Opens today in Manhattan
Directed by Sturla Gunnarsson
102 minutes


A more accurate title of this conceptually anemic if prettily mounted take on the Scandinavian epic might be ''Beowulf & the Vixen.'' Directed by Sturla Gunnarsson, a Canadian resident of Icelandic birth, this English-language version of the poem boils the classic text down into a generic action flick, complete with sweeping Icelandic vistas, clanging fights, galloping horses, a chiseled hero and a witchy woman who keeps her front door unlocked for both the good guy and the bad. Every so often a severed head lazily rolls across the frame, though alas not often enough.

Written at some point between the seventh and 10th centuries, the original ''Beowulf'' tells the story of a warrior who saves the Danes from the great monster Grendel and the creature's vengeful mother before succumbing, decades later, to a dragon. Grendel is dead about a quarter of the way into the narrative, but perhaps because he has the makings of such a juicy threat he remains alive for most of the film. Keeping the monster alive also dovetails with the action-film formula in which a hero (the dashing Gerard Butler as Beowulf) battles a villain (the imposing Ingvar Sigurdsson as Grendel) while simultaneously learning some inevitable life lessons on his way to the deadly climax.
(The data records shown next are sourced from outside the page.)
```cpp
int ctl_conv_x3_ok(const ctl_conv* d) {
    return d->cin % 16 == 0 && (d->cout % 16 == 0 || (d->cout < 16 && d->cout % 4 == 0)) && d->ks >= 2 && d->in_mode != CTL_IN_C4 && !(d->dt & (CTL_DT_BF16 | CTL_DT_X16 | CTL_DT_Y16 | CTL_DT_RES16));
}
int ctl_conv_x3_stats_blocks(const ctl_conv* d) {
    conv3_call a = {};
    a.d = d;
    if (!ctl_conv_x3_ok(d) || conv3_pick_cfg(d, &a.c) != CTL_OK) return -1;
    a.query = true;
    if (conv3_dispatch(a) != CTL_OK) return -1;
    return a.grid_x * d->nsub * a.stat_rows_per_block;
}
int ctl_conv_forward_x3(const ctl_conv* d, const float* x, const float* wpack, const float* bias, const float* pro_scale, const float* pro_shift,
                        const float* res, const float* res_scale, const float* res_shift, const float* res2, const float* x2, float* y,
                        float* stats_partial, float* pool, float* xout, ctl_stream stream) {
    CTL_REQUIRE(ctl_conv_x3_ok(d), "conv_forward(x3): CTL_DT_X3 needs fp32-stored tensors, cin %% 16 == 0, cout %% 16 == 0 (or 4 / 8 / 12) and a 2x2 / 3x3 / 4x4 kernel "
                                   "(got cin %d, cout %d, ks %d, in_mode %d, dt %d)", d->cin, d->cout, d->ks, d->in_mode, d->dt);
    CTL_REQUIRE(!pool, "conv_forward(x3): `pool` belongs to the 1x1 hosts, which stay on the fp32 pipe");
    conv3_call a = {};
    a.d = d;
    int rc = conv3_pick_cfg(d, &a.c);
    if (rc != CTL_OK) return rc;
    a.x = x; a.wpack = wpack; a.bias = bias; a.pro_scale = pro_scale; a.pro_shift = pro_shift; a.res = res; a.res_scale = res_scale;
    a.res_shift = res_shift; a.res2 = res2; a.x2 = x2; a.y = y; a.stats_partial = stats_partial; a.pool = pool; a.xout = xout;
    a.stream = (hipStream_t)stream;
    a.query = true;
    rc = conv3_dispatch(a);
    if (rc != CTL_OK) return rc;
    a.query = false;
    const int ptok = ctl_prof_begin(a.stat_rows_per_block == 4 ? "conv_igemm_x3pc" : "conv_igemm_x3", d, &a.c, a.c.nt, a.stream);
    rc = conv3_dispatch(a);
    if (ptok >= 0) ctl_prof_end(ptok, a.stream);
    if (rc != CTL_OK) return rc;
    CTL_LAUNCH_CHECK("conv_forward(x3)");
    return CTL_OK;
}
```

### include/ctl_hip.h

```cpp
#ifndef CTL_HIP_H
#define CTL_HIP_H

#include <stddef.h>
#include <stdint.h>

#ifdef __cplusplus
extern "C" {
#endif

typedef void* ctl_stream;

enum ctl_status { CTL_OK = 0, CTL_EINVAL = -1, CTL_EUNSUPPORTED = -2, CTL_ELAUNCH = -3 };

#define CTL_ABI_VERSION 11
int         ctl_version(void);
const char* ctl_last_error(void);

enum { CTL_IN_PLAIN = 0, CTL_IN_UP2 = 1, CTL_IN_ZINS2 = 2, CTL_IN_C4 = 3  };
enum { CTL_ACT_NONE = 0, CTL_ACT_LEAKY = 1, CTL_ACT_SIGMOID = 2 };
enum { CTL_EPI_BIAS = 1, CTL_EPI_ACCUM = 2, CTL_EPI_RES = 4, CTL_EPI_STATS = 8, CTL_EPI_BNBWD = 16, CTL_EPI_TAILBWD = 32 };

typedef struct ctl_conv {
    int32_t n, hin, win, cin;
    int32_t hout, wout, cout;
    int32_t ks, stride, pad;
    int32_t in_mode;
    int32_t pro_affine;
    float   pro_slope;
    int32_t epi_flags;
    int32_t epi_act;
    float   epi_slope;
    int32_t out_h, out_w;
    int32_t out_sy, out_sx;
    int32_t nsub, out_sub;
    int32_t groups;
    int32_t dt;
} ctl_conv;
enum { CTL_DT_BF16 = 1, CTL_DT_X16 = 2, CTL_DT_Y16 = 4, CTL_DT_RES16 = 8, CTL_DT_X3 = 16 };
enum { CTL_PACK_X3 = 16 };

size_t ctl_conv_wpack_floats(int32_t cin, int32_t cout, int32_t ks);
size_t ctl_conv_stats_floats(const ctl_conv* d);
int    ctl_conv_stats_blocks(const ctl_conv* d);

int ctl_pack_weights(const float* src, float* dst, int32_t cout, int32_t cin, int32_t ks,
                     int64_t s_co, int64_t s_ci, int64_t s_kh, int64_t s_kw, int32_t flip, ctl_stream stream);
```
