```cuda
__global__ void __launch_bounds__(kPlaneThreads)
k_index_plane(const DevPack pk, const int kf_begin, const DevParams pr, const long long first_pt, const uint32_t *__restrict__ nb,
              const int *__restrict__ nb_m, const double *__restrict__ nb_last) {
    const DevKf K = pk.kf[kf_begin + blockIdx.y];
    const ScanView S = make_view(pk, K);
    for (int p = blockIdx.x * kPlaneThreads + threadIdx.x; p < K.n_pad; p += gridDim.x * kPlaneThreads) {
        PlaneRec r = {0.0, 0.0, 0.0, 0.0};
        int mm = -1;
        if (p < K.n_pts) {
            const long long o = K.pt_off - first_pt + p;
            const PlaneOut po = plane_thread(S, nb + o * kMaxK, nb_m[o], nb_last[o], (double)S.px[p], (double)S.py[p], (double)S.pz[p], pr, pr.variant == 1);
            r.nx = po.n.x; r.ny = po.n.y; r.nz = po.n.z; r.reg = po.reg;
            mm = po.gates_ok ? po.m : -(po.m + 1);
        }
        pk.pl_rec[K.pt_off + p] = r;
        pk.pl_m[K.pt_off + p] = mm;
    }
}

}

cudaError_t build_plane_index(const DevPack &pk, const DevKf *h_kf, int kf_begin, int nkf, const DevParams &pr, cudaStream_t st,
                              BuildScratch &scr) {
    const long long first = h_kf[kf_begin].pt_off;
    const long long npts = h_kf[kf_begin + nkf - 1].pt_off + h_kf[kf_begin + nkf - 1].n_pad - first;
    if (npts <= 0) return cudaSuccess;
    int max_pts = 0;
    for (int f = 0; f < nkf; ++f) max_pts = max_pts > h_kf[kf_begin + f].n_pad ? max_pts : h_kf[kf_begin + f].n_pad;
    cudaError_t e = scr.need(2, 4 * (size_t)npts * kMaxK);
    if (e == cudaSuccess) e = scr.need(4, 4 * (size_t)npts);
    if (e == cudaSuccess) e = scr.need(3, 8 * (size_t)npts);
    if (e != cudaSuccess) return e;
    uint32_t *nb = (uint32_t *)scr.buf[2]; int *m = (int *)scr.buf[4]; double *last = (double *)scr.buf[3];
    const int bx = (max_pts + kWarps * 16 - 1) / (kWarps * 16);
    k_index_knn<<<dim3(bx, nkf), kWarps * 32, 0, st>>>(pk, kf_begin, pr, first, nb, m, last);
    k_index_plane<<<dim3((max_pts + kPlaneThreads * 4 - 1) / (kPlaneThreads * 4), nkf), kPlaneThreads, 0, st>>>(pk, kf_begin, pr, first, nb, m, last);
    return cudaGetLastError();
}

namespace {
__global__ void k_debug_trig(const double *__restrict__ x, int n, double *__restrict__ ac, double *__restrict__ co) {
    const int i = blockIdx.x * blockDim.x + threadIdx.x;
    if (i >= n) return;
    ac[i] = acos_cr(fmin(fmax(x[i], -1.0), 1.0));
    co[i] = cos_cr(x[i]);
}
}

cudaError_t launch_debug_trig(const double *d_x, int n, double *d_acos, double *d_cos, cudaStream_t st) {
    if (n <= 0) return cudaSuccess;
    k_debug_trig<<<(n + 255) / 256, 256, 0, st>>>(d_x, n, d_acos, d_cos);
    return cudaGetLastError();
}

cudaError_t launch_align3d(const DevPack &pk, const DevWork &wk, const DevParams &pr, int B, int debug, cudaStream_t st, cudaEvent_t after_traversal,
                           uint32_t *lm_pos, int *lm_m) {
    if (B <= 0) return cudaSuccess;
    if (pk.n_sel <= 0) return after_traversal ? cudaEventRecord(after_traversal, st) : cudaSuccess;
    int batch = (long long)pk.n_sel * B >= 600 ? 8 : 4;
    if (const char *e = getenv("STL_K2_BATCH")) batch = std::max(1, std::min(32, atoi(e)));
    k_nn_knn<<<(unsigned)(pk.n_sel * B * wk.sub), kWarps * 32, 0, st>>>(pk, wk, pr, B, batch, lm_pos, lm_m);
    cudaError_t e = cudaGetLastError();
    if (e != cudaSuccess) return e;
    if (after_traversal && (e = cudaEventRecord(after_traversal, st)) != cudaSuccess) return e;
    k_plane_dist<<<(unsigned)(pk.n_sel * B * wk.sub), kPlaneThreads, 0, st>>>(pk, wk, pr, B, debug);
    return cudaGetLastError();
}

cudaError_t launch_knn3d(const DevPack &pk, int kf, const double *d_q, int nq, int k, double radius2, uint32_t *d_idx, double *d_d2,
                         int *d_cnt, cudaStream_t st) {
    if (nq <= 0) return cudaSuccess;
    k_knn3d<<<(nq + kWarps - 1) / kWarps, kWarps * 32, 0, st>>>(pk, kf, d_q, nq, k, radius2, d_idx, d_d2, d_cnt);
    return cudaGetLastError();
}

}
```

spatial-temporal-lidar-camera-calibration_b200/csrc/lm.cu:

```cuda
#include <cub/cub.cuh>

#include "../../include/stlcalib.h"
#include "dual.cuh"
#include "gprfit.hpp"
#include "knn.cuh"
#include "lm.h"

namespace stl {
namespace {

constexpr int kWarps = 8;
#ifndef STL_LM_MINB
#define STL_LM_MINB 6
#endif
constexpr int kLinVals = 41;
constexpr int kGprWarps = 1;
constexpr int kLinThreads = 128;


__device__ __forceinline__ void lm_lane(const DevPack &pk, DevWork &wk, LmState &lm, bool arg0 = true) {
    const int2 am = arg0 && blockIdx.y == 0 ? lm.lane0 : lm.amap[blockIdx.y];
    const long long nk = pk.n_kp_total, F = pk.n_kf, nm = lm.n_slots;
    const long long wc = am.x, wq = wc * nm;
    wk.cand += wc;
    wk.corr_kp += wc * nk; wk.corr_sp += wc * nk; wk.q_corr += wc * nk; wk.q_kpsp += wc * nk;
    wk.n_corr += wc * F; wk.n_q += wc * F;
    wk.nn_pos += wq; wk.nn_g2 += wq; wk.nb += wq * kMaxK; wk.nbx += wq; wk.nb_m += wq; wk.nb_last += wq;
    const long long lo = (long long)blockIdx.y * nm;
    lm.stage += lo; lm.plane_a += lo * 4; lm.nnb_pos += lo; lm.nbb += lo * kMaxK; lm.nbbx += lo; lm.nbb_m += lo; lm.nbb_last += lo;
    const long long po = (long long)am.y * lm.slot_stride;
    lm.slot_kf += po; lm.slot_kp += po; lm.flag2d += po; lm.type3d += po; lm.flag3d += po; lm.flagG += po;
    lm.geo2d += po * 6; lm.geo3d += po * 9; lm.gpr_nb += po * kMaxK; lm.gpr_m += po;
    lm.d_counts += am.y * 4;
}

__global__ void k_lm_clear(LmState lm) {
    const long long po = (long long)lm.amap[blockIdx.y].y * lm.slot_stride, n = lm.slot_stride, ptot = (long long)lm.P * n;
    for (long long i = (long long)blockIdx.x * blockDim.x + threadIdx.x; i < n; i += (long long)gridDim.x * blockDim.x) {
        lm.flags[po + i] = 0; lm.flags[ptot + po + i] = 0; lm.flags[2 * ptot + po + i] = 0; lm.flags[3 * ptot + po + i] = 0;
    }
    if (blockIdx.x == 0 && threadIdx.x < 4) lm.d_counts[lm.amap[blockIdx.y].y * 4 + threadIdx.x] = 0;
}

__device__ __forceinline__ bool lm_frame_active(const DevWork &wk, const DevParams &pr, int f, int &nq) {
    nq = wk.n_q[f];
    return wk.n_corr[f] >= pr.num_min_corr && nq > 0;
}

__device__ __forceinline__ void lm_map_point(const DevPack &pk, const DevKf &K, int f, uint32_t kp, double &Mx, double &My, double &Mz) {
    const float *Tcw = pk.Tcw + (long long)f * 12;
    const float *mp = pk.kp_mp + (K.kp_off + kp) * 3;
    const double a = (double)mp[0], b = (double)mp[1], c = (double)mp[2];
    Mx = dadd(dot3e((double)Tcw[0], (double)Tcw[1], (double)Tcw[2], a, b, c), (double)Tcw[3]);
    My = dadd(dot3e((double)Tcw[4], (double)Tcw[5], (double)Tcw[6], a, b, c), (double)Tcw[7]);
    Mz = dadd(dot3e((double)Tcw[8], (double)Tcw[9], (double)Tcw[10], a, b, c), (double)Tcw[11]);
}

__global__ void __launch_bounds__(kWarps * 32, STL_LM_MINB)
k_lm_knn_a(const DevPack pk, DevWork wk, const DevParams pr, LmState lm) {
    lm_lane(pk, wk, lm);
    const int j = blockIdx.x % lm.sub, f = sel_kf(pk, blockIdx.x / lm.sub);
    int nq;
    if (!lm_frame_active(wk, pr, f, nq)) return;
    const int lane = threadIdx.x & 31, warp = threadIdx.x >> 5;
    const DevKf K = pk.kf[f];
    const ScanView S = make_view(pk, K);
    const int C = pk.n_covis;
    __shared__ int ticket;
    if (threadIdx.x == 0) ticket = 0;
    __syncthreads();
    for (;;) {
        const int qi = next_ticket(&ticket, lane) * lm.sub + j;
        if (qi >= nq) break;
        const uint2 ks = wk.q_kpsp[K.kp_off + qi];
        const uint32_t kp = ks.x, sp = ks.y;
        const long long slot = K.mp_off + qi;
        const bool obs = lane < C && pk.covis_valid[f * C + lane] && !isnan(pk.covis_uv[(K.kp_off + kp) * C + lane].x);
        const int ncov = __popc(__ballot_sync(kFull, obs));
        if (ncov == 0) {
            if (lane == 0) wk.nb_m[slot] = -1;
            continue;
        }
        if (pr.plane_index && !pr.use_gpr) {
            if (lane == 0) wk.nb_m[slot] = 0;
            continue;
        }
        SinkK kn(pr.k, pr.radius2);
        knn_around_point(S, sp, kn, lane);
        wk.nb[slot * kMaxK + lane] = lane < kn.count ? kn.kpos : 0xffffffffu;
        store_nb_coords(wk.nbx, wk.nbx_stride, slot, S, lane, kn.count, kn.kpos);
        const double last = __shfl_sync(kFull, kn.kd, kn.count > 0 ? kn.count - 1 : 0);
        if (lane == 0) { wk.nb_m[slot] = kn.count; wk.nb_last[slot] = last; }
    }
}
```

The chief lesson imparted here by the screenwriter Andrew Rai Berzins is that this Grendel is not a mythic force with a direct line back to Cain, but akin to a persecuted, disappointingly human (if hairy) ethnic minority. Grendel kills not because he is a demon, the necessary embodiment of all that humans fear, but because when he was just a small fleck of blond fuzz, a Dane king (Stellan Skarsgard, beet-red and yowling) murdered his father. With all the mystery and meaning sucked from the story, the filmmakers do what filmmakers often do when faced with their own lack of imagination: they toss a little sex in with the violence, which here means that poor Sarah Polley, as the friendly neighborhood witch, has to bat her lashes at two opponents better suited to batting each other.

''Beowulf & Grendel'' is rated R (Under 17 requires accompanying parent or adult guardian). Adult language, rolling heads and miscellaneous violence.